Le Premier ministre s’est également dit choqué de constater que les dérives évoquées toucheraient même des projets relevant du ministère de la Justice.
« Si la justice elle-même est frappée, Mme le ministre, je ne sais pas qu’est-ce que vous faites avec ces dossiers », a insisté Ousmane Sonko, regrettant qu’aucune poursuite notable n’ait encore été engagée.
Face à ces critiques, la ministre de la Justice a tenté de rassurer le chef du gouvernement. Reprenant la parole, Yassine Fall a affirmé que son département était pleinement mobilisé pour faire avancer les procédures.
Selon elle, « les personnes qui sont fautives puissent répondre de leurs actes », malgré les contraintes structurelles auxquelles la justice reste confrontée. « Mais nous y travaillons et s’il plaît à Dieu, nous allons pouvoir avoir des résultats satisfaisants pour le peuple sénégalais », a assuré la Garde des Sceaux.

« On va hausser le ton prochainement »
Ces assurances n’ont toutefois pas suffi à calmer le Premier ministre, qui est revenu à la charge en exigeant que les responsabilités soient clairement établies, y compris au niveau des anciens comme des actuels gestionnaires publics. Tout en saluant les efforts de renégociation engagés pour la réalisation de nouvelles infrastructures pénitentiaires, Ousmane Sonko a insisté sur la nécessité de sanctionner les auteurs présumés de malversations. « Il faut que les responsabilités puissent être situées et que la sanction se fasse », a-t-il martelé, avant d’évoquer l’existence d’un possible « sabotage judiciaire ».
Le chef du gouvernement a également demandé à disposer d’un état détaillé de chaque dossier afin que l’opinion publique soit informée de leur évolution.

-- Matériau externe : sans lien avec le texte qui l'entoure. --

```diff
@@ -53,7 +59,8 @@
   L.agg = L.dy + (actor ? 2 * DY_PLANE : 0);
   L.small = L.agg + 8 * 33 * 4;
   L.small = (L.small + 15) & ~15;
-  L.end = L.small + (128 + 32 + 16 + 128) * 4;
+  L.relu = L.small + (128 + 32 + 16 + 128) * 4;
+  L.end = L.relu + (WIDE ? 256 * 4 : 0);
   return L;
 }
 constexpr int W2_PLANE = 128 * SW_ROW;
@@ -94,6 +101,11 @@
   float* const B3s = B2s + 128;
   float* const misc = B3s + 32;
   float* const W3s = misc + 16;
+  uint32_t* const RELU1 = reinterpret_cast<uint32_t*>(lds + L.relu);
+  constexpr bool VERSIONED = WIDE && !ACTOR;
+  constexpr int P1_EARLY = VERSIONED ? MAVA_P1_EARLY_HALVES * (S1 / 2) : 0;
+  static_assert(MAVA_P1_EARLY_HALVES >= 0 && MAVA_P1_EARLY_HALVES <= 2, "P1_EARLY is 0, S1 / 2 or S1");
+  constexpr bool EARLY = P1_EARLY > 0, EARLY_ALL = EARLY && P1_EARLY == S1;
   const int xs_row = L.xs_row, xs_plane = L.xs_plane;
 
   int tid = threadIdx.x & 255;
@@ -155,7 +167,7 @@
   };
   float w1_carry = 0.0f;
 #pragma unroll
-  for (int s = 0; s < (CHAIN ? NW1 : 0); ++s) {
+  for (int s = 0; s < ((CHAIN && !EARLY_ALL) ? NW1 : 0); ++s) {
     if (WIDE) {
       W1f[s] = w1_fetch(S_LO + s);
     } else {
@@ -325,7 +337,6 @@
   };
   using std::false_type;
   using std::true_type;
-  constexpr bool VERSIONED = WIDE && !ACTOR;
   using versioned_tag = std::bool_constant<VERSIONED>;
 
   const long ntiles = (R + 31) / 32;
@@ -394,9 +405,45 @@
   STAMP_DECL
   bool exact = false;
   unsigned n_exact = 0;
+  constexpr int ER = MAVA_P1_EARLY_RING, SB = S1 - P1_EARLY;
+  constexpr int GB = P1_EARLY / 9, GC = GB + (P1_EARLY * 7) / 18;
+  f32x16 eC, eL;
+  Frag W1e[(EARLY && LOADER) ? ER : 1];
+  auto early_fill = [&]() __attribute__((always_inline)) {
+#pragma unroll
+    for (int g = 0; g < ER && g < P1_EARLY; ++g) W1e[g] = w1_fetch(SB + g);
+  };
+  auto early_steps = [&](auto g0_tag, auto g1_tag, const u8* xsi) __attribute__((always_inline)) {
+    constexpr int G0 = decltype(g0_tag)::value, G1 = decltype(g1_tag)::value;
+    if constexpr (G0 < G1) {
+      half8 xh = *reinterpret_cast<const half8*>(xsi + r * xs_row + 16 * h + 32 * (SB + G0));
+#pragma unroll
+      for (int g = G0; g < G1; ++g) {
+        const half8 b = xh;
+        if (g + 1 < G1) xh = *reinterpret_cast<const half8*>(xsi + r * xs_row + 16 * h + 32 * (SB + g + 1));
+        if (g == 0 || SB + g == S1 / 2) {
+#pragma unroll
+          for (int q = 0; q < 16; ++q) {
+            if (SB + g < S1 / 2) eC[q] = 0.0f; else eL[q] = 0.0f;
+          }
+        }
+        if (SB + g < S1 / 2) {
+          eC = __builtin_amdgcn_mfma_f32_32x32x16_f16(W1e[g % ER].lo, b, eC, 0, 0, 0);
+          eC = __builtin_amdgcn_mfma_f32_32x32x16_f16(W1e[g % ER].hi, b, eC, 0, 0, 0);
+        } else {
+          eL = __builtin_amdgcn_mfma_f32_32x32x16_f16(W1e[g % ER].lo, b, eL, 0, 0, 0);
+          eL = __builtin_amdgcn_mfma_f32_32x32x16_f16(W1e[g % ER].hi, b, eL, 0, 0, 0);
+        }
+        if (g >= 1 && g - 1 + ER < P1_EARLY) W1e[(g - 1) % ER] = w1_fetch(SB + g - 1 + ER);
+        __builtin_amdgcn_sched_barrier(0);
+      }
+    }
+  };
+  uint32_t xrow_keep = 0;
   auto tile_body = [&](auto exact_tag) __attribute__((always_inline)) {
     constexpr bool EXACT = decltype(exact_tag)::value;
     static_assert(!EXACT || VERSIONED, "the exact-input loop belongs to the wide critic");
+    constexpr bool XE = EXACT && EARLY;
     STAMP(14);
     const bool valid = (it * 32 + r) < R;
     const long itn = it + gridDim.x;
@@ -414,11 +461,12 @@
       for (int q = 0; q < NP; ++q) asm volatile("" : "+v"(fr_next[q]));
     }
     const u8* const XSI = lds + L.xs + (EXACT ? tpar : 2 * buf) * xs_plane;
+    if constexpr (XE && LOADER) xrow_keep = xrow_next;
 
     f32x16 acc;
     uint32_t relu1 = 0;
     if constexpr (WIDE) asm volatile("" : "+v"(w1p_lane));
-    if constexpr (CHAIN || WIDE) {
+    if constexpr ((CHAIN || WIDE) && !(XE && (LOADER || EARLY_ALL))) {
 #pragma unroll
     for (int q = 0; q < 16; ++q) acc[q] = 0.0f;
     if constexpr (WIDE && !CHAIN) {
@@ -447,9 +495,26 @@
       __builtin_amdgcn_sched_barrier(0);
     }
     }
-    if constexpr (WIDE) {
+    if constexpr (XE && EARLY_ALL && LOADER) {
+#pragma unroll
+      for (int q = 0; q < 16; ++q) {
+        acc[q] = fmaxf((eC[q] + eL[q]) * WU, 0.0f);
+        relu1 |= (acc[q] > 0.0f) ? (1u << q) : 0u;
+      }
+      __builtin_amdgcn_sched_barrier(0);
+      stage_issue(have_next ? xrow_next : 0u, xr);
+      __builtin_amdgcn_sched_barrier(0);
+      half4 ph[4], pl[4];
+      sw_write_image(H1I, r, w, h, acc, ph, pl);
+      RELU1[tid] = relu1;
+    }
+    if constexpr (WIDE && !(XE && EARLY_ALL)) {
       float4* const xch = reinterpret_cast<float4*>(DZ2I) + (w * 4) * 64 + lane;
       if constexpr (LOADER) {
+        if constexpr (XE) {
+          acc = eL;
+          stage_issue(have_next ? xrow_next : 0u, xr);
+        }
 #pragma unroll
         for (int g = 0; g < 4; ++g) xch[g * 64] = make_float4(acc[4 * g], acc[4 * g + 1], acc[4 * g + 2], acc[4 * g + 3]);
       }
@@ -462,7 +527,7 @@
         }
       }
     }
-    if constexpr (CHAIN) {
+    if constexpr (CHAIN && !(XE && EARLY_ALL)) {
     STAMP(0);
 #pragma unroll
     for (int q = 0; q < 16; ++q) {
@@ -475,7 +540,7 @@
     }
     }
     STAMP(1);
-    if constexpr (WIDE && LOADER) {
+    if constexpr (WIDE && LOADER && !XE) {
       stage_issue(have_next ? xrow_next : 0u, xr);
     }
     if constexpr (WIDE && CHAIN) {
@@ -525,7 +590,7 @@
         for (int q = 0; q < NP; ++q) load_row((long)fr_next[q], n_act[q], n_f0[q], n_f1[q], n_m[q]);
       }
     }
-    if constexpr (WIDE && CHAIN) {
+    if constexpr (WIDE && CHAIN && !(XE && EARLY_ALL)) {
       __builtin_amdgcn_sched_barrier(0);
 #pragma unroll
       for (int s2 = 0; s2 < NW1; ++s2) W1f[s2] = w1_fetch(S_LO + s2);
@@ -534,6 +599,11 @@
     STAMP(2);
     __syncthreads();
     STAMP(3);
+    if constexpr (XE && LOADER) {
+      stage_commit(true_type{}, true_type{}, lds + L.xs + (tpar ^ 1) * xs_plane, xr, tpar ^ 1);
+      early_fill();
+    }
+    if constexpr (XE && EARLY_ALL && CHAIN) relu1 = RELU1[tid];
 
     f32x16 h2;
     uint32_t relu2 = 0;
@@ -599,7 +669,8 @@
     STAMP(5);
     __syncthreads();
     STAMP(6);
-    if constexpr (EXACT && LOADER) {
+    if constexpr (XE && LOADER) early_steps(std::integral_constant<int, 0>{}, std::integral_constant<int, GB>{}, lds + L.xs + (tpar ^ 1) * xs_plane);
+    if constexpr (EXACT && LOADER && !XE) {
       stage_commit(true_type{}, true_type{}, lds + L.xs + (tpar ^ 1) * xs_plane, xr, tpar ^ 1);
     }
 
@@ -678,6 +749,7 @@
     STAMP(7);
     __syncthreads();
     STAMP(15);
+    if constexpr (XE && LOADER) early_steps(std::integral_constant<int, GB>{}, std::integral_constant<int, GC>{}, lds + L.xs + (tpar ^ 1) * xs_plane);
     if constexpr (CHAIN) {
     if (ACTOR) {
 #pragma unroll
@@ -781,6 +853,7 @@
     if constexpr (!WIDE) {
       if (have_next) stage_commit(false_type{}, false_type{}, lds + L.xs + (buf ^ 1) * 2 * xs_plane, xr, 0);
     }
+    if constexpr (XE && LOADER) early_steps(std::integral_constant<int, GC>{}, std::integral_constant<int, P1_EARLY>{}, lds + L.xs + (tpar ^ 1) * xs_plane);
     STAMP(10);
     if constexpr (!WIDE) do_gw2();
     STAMP(11);
@@ -852,14 +925,28 @@
     if (exact && it < ntiles) {
       if (CHAIN && tid < 32) *reinterpret_cast<_Float16*>(lds + L.xs + xs_plane + tid * xs_row + 2 * din) = (_Float16)1.0f;
     }
+    if constexpr (EARLY && LOADER) {
+      early_fill();
+      early_steps(std::integral_constant<int, 0>{}, std::integral_constant<int, P1_EARLY>{}, lds + L.xs);
+    }
     for (; it < ntiles && exact; it += gridDim.x, tpar ^= 1) tile_body(true_type{});
     asm volatile("" : "+v"(tid), "+v"(lane), "+v"(w), "+v"(h), "+v"(r), "+v"(trS.b0), "+v"(trS.b1), "+v"(trS.q64));
     if constexpr (LOADER) asm volatile("" : "+v"(srow), "+v"(l8), "+v"(trX));
     if constexpr (CHAIN) asm volatile("" : "+v"(rowB.base), "+v"(rowB.hx), "+v"(w2row.base), "+v"(w2row.hx));
     if (n_exact != 0 && it < ntiles) {
-      if constexpr (LOADER) stage_commit(false_type{}, false_type{}, lds + L.xs, xr, 0);
+      if constexpr (LOADER) {
+        if constexpr (EARLY) {
+          asm volatile("" : "+v"(xrow_keep));
+          stage_issue(xrow_keep, xr);
+        }
+        stage_commit(false_type{}, false_type{}, lds + L.xs, xr, 0);
+      }
       if (CHAIN && tid < 32) *reinterpret_cast<_Float16*>(lds + L.xs + xs_plane + tid * xs_row + 2 * din) = (_Float16)0.0f;
       __syncthreads();
+    }
+    if constexpr (EARLY_ALL && CHAIN) {
+#pragma unroll
+      for (int s = 0; s < NW1; ++s) W1f[s] = w1_fetch(S_LO + s);
     }
   }
   for (; it < ntiles; it += gridDim.x, buf ^= (WIDE ? 0 : 1)) tile_body(false_type{});
```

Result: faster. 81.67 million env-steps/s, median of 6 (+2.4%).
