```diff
@@ -539,11 +542,37 @@
     GemmArgs g{};
     g.A = Ad; g.lda = lda; g.B = Bd; g.ldb = ldb; g.C = Cd; g.ldc = ldc; g.M = M; g.N = N; g.K = K; g.alpha = alpha; g.beta = beta;
     if (Ci) { g.Cin = Ci; g.ldcin = ldc; }
-    g.tri = tri; g.mask_diag = mask_diag; g.kmode = KM_FULL; g.batch = 1; g.tile = tile; g.dbg = c->gemm_dbg;
+    g.tri = tri; g.mask_diag = mask_diag; g.kmode = KM_FULL; g.batch = 1; g.tile = tile; g.dbg = c->gemm_dbg; g.ring = c->tile_ring != 0;
     g.zero_from = zero_from; g.zf_upper = zf_upper;
     const int rc = gemm_f64_launch(g, c->st);
     HIP_TRY(hipStreamSynchronize(c->st));
     if (rc == PGP_OK) HIP_TRY(hipMemcpy(C, Cd, cn, hipMemcpyDeviceToHost));
+    return rc;
+}
+
+int pgp_test_gemm_pair(pgp_ctx* ctx, double alpha, double beta, const double* A, int64_t lda, const double* B, int64_t ldb, double* Ca,
+                       double* Cb, int64_t ldc, int M, int N, int Ka, int Kb) {
+    if (!ctx) return -1;
+    pgp_ctx* c = ctx;
+    const int K = std::max(Ka, Kb);
+    if (!A || !B || !Ca || !Cb || M <= 0 || N <= 0 || M % 128 || N % 128 || Ka <= 0 || Kb <= 0 || Ka % 16 || Kb % 16 || lda < M || ldb < N || ldc < M) return -2;
+    HIP_TRY(hipSetDevice(c->device));
+    DevScratch scr;
+    double *Ad = nullptr, *Bd = nullptr, *Cad = nullptr, *Cbd = nullptr;
+    const size_t an = (size_t)lda * K * 8, bn = (size_t)ldb * K * 8, cn = (size_t)ldc * N * 8;
+    CHK(scr.alloc(&Ad, an)); CHK(scr.alloc(&Bd, bn)); CHK(scr.alloc(&Cad, cn)); CHK(scr.alloc(&Cbd, cn));
+    HIP_TRY(hipMemcpy(Ad, A, an, hipMemcpyHostToDevice));
+    HIP_TRY(hipMemcpy(Bd, B, bn, hipMemcpyHostToDevice));
+    HIP_TRY(hipMemcpy(Cad, Ca, cn, hipMemcpyHostToDevice));
+    HIP_TRY(hipMemcpy(Cbd, Cb, cn, hipMemcpyHostToDevice));
+    GemmArgs g{};
+    g.A = Ad; g.lda = lda; g.B = Bd; g.ldb = ldb; g.C = Cad; g.ldc = ldc; g.M = M; g.N = N; g.K = Ka; g.alpha = alpha; g.beta = beta;
+    g.kmode = KM_FULL; g.batch = 1; g.tile = 128; g.dbg = c->gemm_dbg; g.ring = c->tile_ring != 0;
+    GemmArgs h = g;
+    h.C = Cbd; h.K = Kb;
+    const int rc = gemm_f64_launch_pair(g, h, c->st);
+    HIP_TRY(hipStreamSynchronize(c->st));
+    if (rc == PGP_OK) { HIP_TRY(hipMemcpy(Ca, Cad, cn, hipMemcpyDeviceToHost)); HIP_TRY(hipMemcpy(Cb, Cbd, cn, hipMemcpyDeviceToHost)); }
     return rc;
 }
 
@@ -639,7 +668,7 @@
     HIP_TRY(hipMemset(A, 0, (size_t)M * K * 8)); HIP_TRY(hipMemset(Cm, 0, (size_t)M * M * 8));
     GemmArgs g{};
     g.A = A; g.lda = M; g.B = A; g.ldb = M; g.C = Cm; g.ldc = M; g.M = M; g.N = M; g.K = K;
-    g.alpha = -1.0; g.beta = 1.0; g.tile = 128; g.batch = 1; g.dbg = c->gemm_dbg;
+    g.alpha = -1.0; g.beta = 1.0; g.tile = 128; g.batch = 1; g.dbg = c->gemm_dbg; g.ring = c->tile_ring != 0;
     hipEvent_t e0, e1;
     HIP_TRY(hipEventCreate(&e0)); HIP_TRY(hipEventCreate(&e1));
     hipStream_t sts[2] = {ms, c->st};
```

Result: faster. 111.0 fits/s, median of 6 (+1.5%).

« Parce que les dossiers n’appartiennent pas à un magistrat, quelles que soient les fonctions qu’il utilise », a-t-il déclaré qui, dans une ultime mise en garde, a annoncé un durcissement du ton dans les prochains jours. « Je crois qu’on va hausser le ton prochainement, parce que les dossiers n’appartiennent pas aux magistrats, n’appartiennent pas au premier ministre ou au président de la République, ils appartiennent à tous les Sénégalais », a conclu le Premier ministre.